Going Home

I’ve been married for 15 years and Tim and I have lived in four dwellings we’ve called home…an apartment for a year, our first house in Crete, the second one in Lincoln and the current one in Eagle. I’ve referred to each of them as “home” when I talk about going there. Now our current house is just home for nine of us. It is where my kids call home, where we’re headed when we’ve been gone on vacation or just from a day out. Considering all of this, for some reason I still refer to a trip to my parent’s house in Scottsbluff as going home.

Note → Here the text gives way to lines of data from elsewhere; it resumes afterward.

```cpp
int rbpf_scan_update_begin(rbpf_handle* h, int32_t adj, const double* last_scan_xy, int32_t n_last,
                           const double* match_override, const double* guesses) {
    if (!h) return RBPF_EINVAL;
    ON_DEVICE(h);
    if (!h->have_scan) return fail(h, RBPF_ESTATE, "rbpf_set_scan has not been called");
    DevView& v = h->v;
    const size_t P = v.P;
    if (match_override) {
        h->match_rows = 0;
        HIP_TRY(h, hipMemcpyAsync(h->d_match, match_override, 13 * P * 8, hipMemcpyHostToDevice, h->stream));
    } else {
        int rc = run_matcher(h, adj, last_scan_xy, n_last);
        if (rc) return rc;
    }
    const double* d_g = nullptr;
    if (guesses) {
        HIP_TRY(h, hipMemcpyAsync(h->d_guess_full, guesses, P * (size_t)v.K * 3 * 8, hipMemcpyHostToDevice, h->stream));
        d_g = h->d_guess_full;
    }
    if (!match_override && !guesses) h->prof_begin_chained(1); else h->prof_begin(1);
    const int32_t* match_of = (!match_override && v.dups_valid) ? v.dup_of : nullptr;
    if (h->prop_capture && !h->d_prop_w) ALLOC(h, h->d_prop_w, P * (size_t)v.K);
    launch_propose_weight(v, h->d_match, match_of, d_g, h->d_bad, h->cfg.seed, (uint32_t)h->scan_updates, h->prop_capture ? h->d_prop_w : nullptr, h->stream);
    h->prop_valid = true; h->prop_captured = h->prop_capture;
    v.dups_valid = 0;
    h->prof_end(1);
    HIP_TRY(h, hipGetLastError());
    h->ev_weights_valid = false;
    if (h->record_ev_weights) { HIP_TRY(h, hipEventRecord(h->ev_weights, h->stream)); h->ev_weights_valid = true; }
    h->scan_begun = true; h->begin_seen = true;
    return RBPF_OK;
}

int rbpf_scan_update_end(rbpf_handle* h) {
    if (!h) return RBPF_EINVAL;
    ON_DEVICE(h);
    if (!h->scan_begun) return fail(h, RBPF_ESTATE, "rbpf_scan_update_begin has not been called");
    h->scan_begun = false;
    if (!h->map_updates) {
        launch_bad_weight(h->v, h->d_bad, h->stream);
        HIP_TRY(h, hipGetLastError());
        h->scan_updates++;
    } else {
        const int rc = run_map_update(h, h->v, h->d_bad);
        if (rc) return rc;
        h->scan_updates++;
    }
    if (h->track_on && (h->track_flags & RBPF_TRACK_SCAN)) return track_record(h, true);
    return RBPF_OK;
// ... 2176 lines not shown
```

thesis_amd/csrc/rbpf_host.h:

```cpp
#pragma once
#include <stdlib.h>
#include <algorithm>
#include <string>
#include <vector>

#include "rbpf_internal.h"

static const size_t LDS_LIMIT = 160 * 1024;

enum MemKind { MEM_DEVICE, MEM_PINNED, MEM_PAGEABLE };
struct Block {
    MemKind kind = MEM_DEVICE;
    unsigned char* p = nullptr; size_t cap = 0;
    hipError_t reserve(size_t bytes) {
        if (p && cap >= bytes) return hipSuccess;
        release();
        const size_t want = kind == MEM_PINNED ? std::max<size_t>(bytes * 2, 1 << 16) : std::max<size_t>(bytes, 4096);
        hipError_t e = hipSuccess;
        if (kind == MEM_DEVICE) e = hipMalloc(reinterpret_cast<void**>(&p), want);
        else if (kind == MEM_PINNED) e = hipHostMalloc(reinterpret_cast<void**>(&p), want, hipHostMallocDefault);
        else if (!(p = static_cast<unsigned char*>(malloc(want)))) e = hipErrorOutOfMemory;
        if (e == hipSuccess) cap = want; else p = nullptr;
        return e;
    }
// ... 115 lines not shown
    hipError_t reserve(int b, size_t bytes) {
        if (buf[b].cap >= bytes) return hipSuccess;
        if (b >= B_DRAIN_FIRST) { const hipError_t e = hipStreamSynchronize(stream); if (e != hipSuccess) return e; }
        return buf[b].reserve(bytes);
    }
    PinnedRing rings[R_COUNT];
    EventPool events;
    template <typename F> void each_staging(F f) { for (Staging& s : stage) f(s); for (PinnedRing& r : rings) for (Staging& s : r.slot) f(s); }
    hipEvent_t ev_weights = nullptr; bool ev_weights_valid = false, record_ev_weights = false, begin_seen = false;
    int32_t* d_did_early = nullptr; bool scan_begun = false;
    int early_n = 0;
    unsigned char* d_scan = nullptr; size_t scan_bytes = 0;
    template <typename T> T* in_slot(unsigned char* slot, const T* dev) const { return reinterpret_cast<T*>(slot + (reinterpret_cast<const unsigned char*>(dev) - d_scan)); }
    int mN = 0, mds = 1, mncr = 0; double mmcs = 0, md0 = 0; size_t mlds = 0;
    double* d_last_xy = nullptr; float* d_tmp_sel = nullptr;
    int n_last_dev = -1;
    int match_rows = 0;
    double* d_match = nullptr; uint8_t* d_bad = nullptr; double* d_guess_full = nullptr;
    unsigned long long resample_draws = 0;
    int ev_workgroups = 0;
    bool map_updates = true;
    bool mu_pending = false; int mu_pending_rec = -1;
    bool hold_back = false, skip_discarded = true;
    static const int N_KERN = 5, RING = 512;
    std::vector<hipEvent_t> ring[N_KERN][2];
    int ring_n[N_KERN] = {0, 0, 0, 0, 0};
    std::vector<hipEvent_t> begin_used[N_KERN];
    hipEvent_t last_end = nullptr;
    bool timed(int k) const { return (prof_mask >> k) & 1u; }
    void prof_begin(int k) { if (!timed(k)) return; hipEvent_t e = ring[k][0][ring_n[k] % RING]; (void)hipEventRecord(e, stream); begin_used[k][ring_n[k] % RING] = e; if (k == 2) rs_split[ring_n[k] % RING] = 0; }
    void prof_begin_chained(int k) { if (!timed(k)) return; if (!last_end) { prof_begin(k); return; } begin_used[k][ring_n[k] % RING] = last_end; }
    void prof_end(int k) { if (!timed(k)) return; last_end = ring[k][1][ring_n[k] % RING]; (void)hipEventRecord(last_end, stream); ring_n[k]++; }
    std::vector<hipEvent_t> rs_mid[2]; std::vector<char> rs_split;
    void prof_pause(int k) { if (!timed(k)) return; const int slot = ring_n[k] % RING; (void)hipEventRecord(rs_mid[0][slot], stream); rs_split[slot] = 1; }
    void prof_resume(int k) { if (!timed(k)) return; (void)hipEventRecord(rs_mid[1][ring_n[k] % RING], stream); }
    hipError_t family_ms(int k, int slot, float* ms) {
        if (k != 2 || !rs_split[slot]) return hipEventElapsedTime(ms, begin_used[k][slot], ring[k][1][slot]);
        float a = 0, b = 0;
        hipError_t e = hipEventElapsedTime(&a, begin_used[k][slot], rs_mid[0][slot]);
        if (e == hipSuccess) e = hipEventElapsedTime(&b, rs_mid[1][slot], ring[k][1][slot]);
        *ms = a + b;
        return e;
    }
    bool prof_take(int k, hipEvent_t& t0, hipEvent_t& t1) {
        t0 = t1 = nullptr;
        if (!timed(k)) return false;
// ... 19 lines not shown
```

thesis_amd/csrc/rbpf_internal.h:

```cpp
#pragma once
#include <hip/hip_runtime.h>
#include <stdint.h>
#include <mutex>

#include "../../include/rbpf_hip.h"
#include "rbpf_math.h"
#include "rbpf_blockrelax.h"

namespace rbpf {

static const int MAX_DEVICES = 16;
inline void ensure_dynamic_lds(const void* fn, size_t bytes, size_t* set) {
    static std::mutex mu;
    std::lock_guard<std::mutex> lock(mu);
    int dev = 0;
    (void)hipGetDevice(&dev);
    const bool tracked = dev >= 0 && dev < MAX_DEVICES;
    if (tracked && bytes <= set[dev]) return;
    const hipError_t rc = hipFuncSetAttribute(fn, hipFuncAttributeMaxDynamicSharedMemorySize, (int)bytes);
    if (rc != hipSuccess) { (void)hipGetLastError(); return; }
    if (tracked) set[dev] = bytes;
}


// ... 323 lines not shown
void launch_readback(void* mapped_dst, const double* d_nan_elem, const int32_t* d_did, const int32_t* d_idx, int n, hipStream_t s);
bool map_update_ray_available(const DevView& v);
void launch_map_update_ray(const DevView& v, const int32_t* only, hipStream_t s, hipEvent_t t0 = nullptr, hipEvent_t t1 = nullptr);
bool map_update_ev_available(const DevView& v);
int launch_map_update_ev(const DevView& v, hipStream_t s, hipEvent_t t0 = nullptr, hipEvent_t t1 = nullptr);
void launch_get_odds(const DevView& v, int particle, const double* d_xy, int n, double* d_vals,
                     uint8_t* d_none, hipStream_t s);
void launch_last_scan(const DevView& v, int particle, double* d_out_xy, hipStream_t s);
void launch_imu_update(const DevView& v, int model, double d0, double d1, double d2, double dt_ticks,
                       const double* vel_noise, hipStream_t s);
void launch_resample_indices(int P, const double* d_w, double u, double spread, int32_t* d_T, int32_t* d_idx,
                             int32_t* d_did, int32_t* d_err, hipStream_t s);
void launch_resample_local(const DevView& v, const ResampleBuffers& b, const double* d_w, double u, double spread, hipStream_t s);
void launch_resample_plan_early(const DevView& v, const ResampleBuffers& b, const uint8_t* d_bad, int leave_out, double u, double spread, hipStream_t s);
void launch_resample_plan_late(const DevView& v, const ResampleBuffers& b, double u, double spread, hipStream_t s);
void launch_resample_copies(const DevView& v, const ResampleBuffers& b, hipStream_t s);
void launch_export_weights(const DevView& v, double* d_out, int n_global, const uint8_t* d_bad, hipStream_t s);
void launch_gather_meta(const DevView& v, const int32_t* d_local, int n, int32_t* d_out, hipStream_t s);
void launch_pack(const DevView& v, const void* d_jobs, int n_jobs, void* d_buf, hipStream_t s);
void launch_unpack(const DevView& v, const ResampleBuffers& b, const void* d_jobs, int n_jobs, const void* d_buf, hipStream_t s);
struct PackJobHost { int32_t particle, tile, x0, x1, ya, yb; long long off; };
struct UnpackJobHost { int32_t particle, pos, has, x0, x1, ya, yb, pad; long long off; };
void launch_propose_weight(const DevView& v, const double* d_match, const int32_t* d_match_of, const double* d_guesses, uint8_t* d_bad,
                           uint64_t seed, uint32_t stream, double* d_dbg_w, hipStream_t s);
void launch_bad_weight(const DevView& v, const uint8_t* d_bad, hipStream_t s);
size_t match_lds_bytes(int N, int B, int n_coarse, int per_rot);
int match_sc_capacity(int N, int B, size_t lds);
int match_per_rot(double max_range_m, double mcs);
size_t ndt_lds_bytes(int N, int B);
int ndt_cells(double mcs);
void match_geometry(const rbpf_config& c, double cell_size, int& N, int& ds, double& mcs, double& d0, int& n_coarse_rot);
int match_max_coarse(int n_coarse_rot, double max_range_m, double mcs);
bool launch_match_particles(const DevView& v, int mode, const double* d_ref, int n_ref, double* d_out, int N, int ds,
                            double mcs, double d0, int ncr, double max_range, int cap_sel, size_t lds, int stage, hipStream_t s,
                            hipEvent_t t0 = nullptr, hipEvent_t t1 = nullptr);
void launch_match_single(const DevView& v, const double* d_ref, int n_ref, const double* guess3, const double* range3,
                         const float* d_sel_x, const float* d_sel_y, int n_sel, double* d_out, int N, int ds, double mcs,
                         double d0, int ncr, int cap_sel, size_t lds, uint32_t* d_ndt_occ, double* d_ndt_aux, hipStream_t s);
void launch_match_inputs(const DevView& v, int particle, const double* guess3, double* d_all_curr, int* d_counts,
                         uint32_t* d_mask, int* d_row_cnt, double* d_ref, int cap_ref, double* d_curr, int win,
                         double match_max, hipStream_t s);
void launch_native_sincosf(const float* d_x, int n, float* d_s, float* d_c, hipStream_t s);
size_t raycast_lds_bytes(int B, int reach);
void launch_map_extent(const DevView& v, int particle, int32_t* d_box4, hipStream_t s);
void launch_render_cells(const DevView& v, int particle, const RenderJob* d_jobs, int n_jobs, long long ny, int8_t* d_out,
                         hipStream_t s);
void launch_render_filter(const DevView& v, const RenderFilter& f, int n_jobs, int G, hipStream_t s);
void launch_load_validate(const DevView& v, const LoadArgs& a, hipStream_t s);
void launch_load_map(const DevView& v, const LoadArgs& a, int n_jobs, hipStream_t s);
void launch_load_alloc(const DevView& v, const LoadArgs& a, hipStream_t s);
void launch_place_warp(const PlaceArgs& q, hipStream_t s);
void launch_place_map(const DevView& v, const LoadArgs& a, const PlaceArgs& q, int n_jobs, hipStream_t s);
void launch_cast_scans(const DevView& v, const CastArgs& a, hipStream_t s);
size_t view_gain_lds_bytes(int M, int W);
void launch_view_gain(const DevView& v, const GainArgs& a, hipStream_t s);
void launch_build_map(const BuildArgs& a, hipStream_t s);
size_t refine_lds_bytes(int Mw, int WW);
void launch_refine_poses(const DevView& v, const LocateArgs& f, const RefineArgs& a, hipStream_t s);
// ... 19 lines not shown
```

Before: 2.357 million particle-updates/s.

## Split particles into two chunks so matching overlaps proposal weighting across streams

Adds a particle offset and count to the match, NDT and propose kernels. When the particle count per CU falls in a mid range, the front end runs as two chunks. The first chunk's match, NDT and propose/weight run on a high-priority side stream while the main stream matches the second chunk. Events gate the second chunk's weighting on the first chunk's match results, because duplicate-of indices may point into the first chunk. The aim is to fill the GPU tail and idle gaps between the match stage and the weight stage. The cost is extra launches, event synchronisation, and possible contention between the concurrent kernels.

```diff
diff --git a/thesis_amd/csrc/kernels_match.hip b/thesis_amd/csrc/kernels_match.hip
--- a/thesis_amd/csrc/kernels_match.hip
+++ b/thesis_amd/csrc/kernels_match.hip
@@ -35,6 +35,7 @@
     int n_coarse_rot;
     int cap_sel;
     int sc_cap;
+    int p0;
     double cell_off;
     int ndt;
     int ndt_nc;
@@ -125,7 +126,7 @@
 
 __global__ __launch_bounds__(MBLOCK) void match_kernel(DevView v, MatchArgs a) {
     extern __shared__ __align__(16) unsigned char smem[];
-    const int N = a.N, W = N >> 5, tid = threadIdx.x, p = blockIdx.x;
+    const int N = a.N, W = N >> 5, tid = threadIdx.x, p = a.p0 + blockIdx.x;
     const int dup = a.dup_of ? a.dup_of[p] : p;
     double pre[5] = {0, 0, 0, 0, 0}; int pre_slot = 0;
     if (!a.single && tid == 0) { pre[0] = v.px[p]; pre[1] = v.py[p]; pre[2] = v.pth[p]; pre[3] = v.cov[p]; pre[4] = v.cov[(size_t)4 * v.P + p]; }
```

I find comfort in pulling in the driveway…entering the town of Scottsbluff actually. It has little to do with memories from high school or the town itself, and more to do with memories of childhood related to family. It’s the same as any memory…completely associated to smell, sight, sound, feel. I love the dry heat in the summer…the way the air is chilly at night, the smell of sugar beets being processed, Mexican food everywhere you look, the slower pace of a small town and the two-finger farmer wave from total strangers who share the rural roads with you. Home in Scottsbluff isn’t even where I spent most of my time…I only lived there for a year before going away to college…six summers before getting married, but it is where I lived before I left home, so it is home when I return there.



“Home” in Scottsbluff means sharing what I love with those that I love…both ways…sharing my children and their stages with my parents and grandparents and sharing my parents and grandparents and much that I grew up having or doing with my children and my husband too. They (kids and husband) learn to be in the fields, to ride horses, check cattle, fix and build things. When we’re there, our schedule is more of a vacation schedule, so we don’t have 100 places to be and things to do. We can just “be”. My extended family gets to see growing children with evolving manners, vocabularies, talents and skills. They get to show and teach many of the things that they’ve previously shown and taught me years ago. We have conversations about memories, plans both current and future and life. There are differences of opinions but the common theme is always love of family. I love for those who are close to me to know those who are close to me. I’m always sad to leave. It would often be easy for days to stretch into weeks and I wouldn’t feel like I was really missing much elsewhere when I’m threre.






All of this being said, it is always nice to return home…the home that belongs to nine of us. This home will always welcome anyone who comes to stay as if it is their own home too. It is true that the home is where the heart is. My heart definitely shares two places...the place where love has always been known by me and the place where new love began and continues.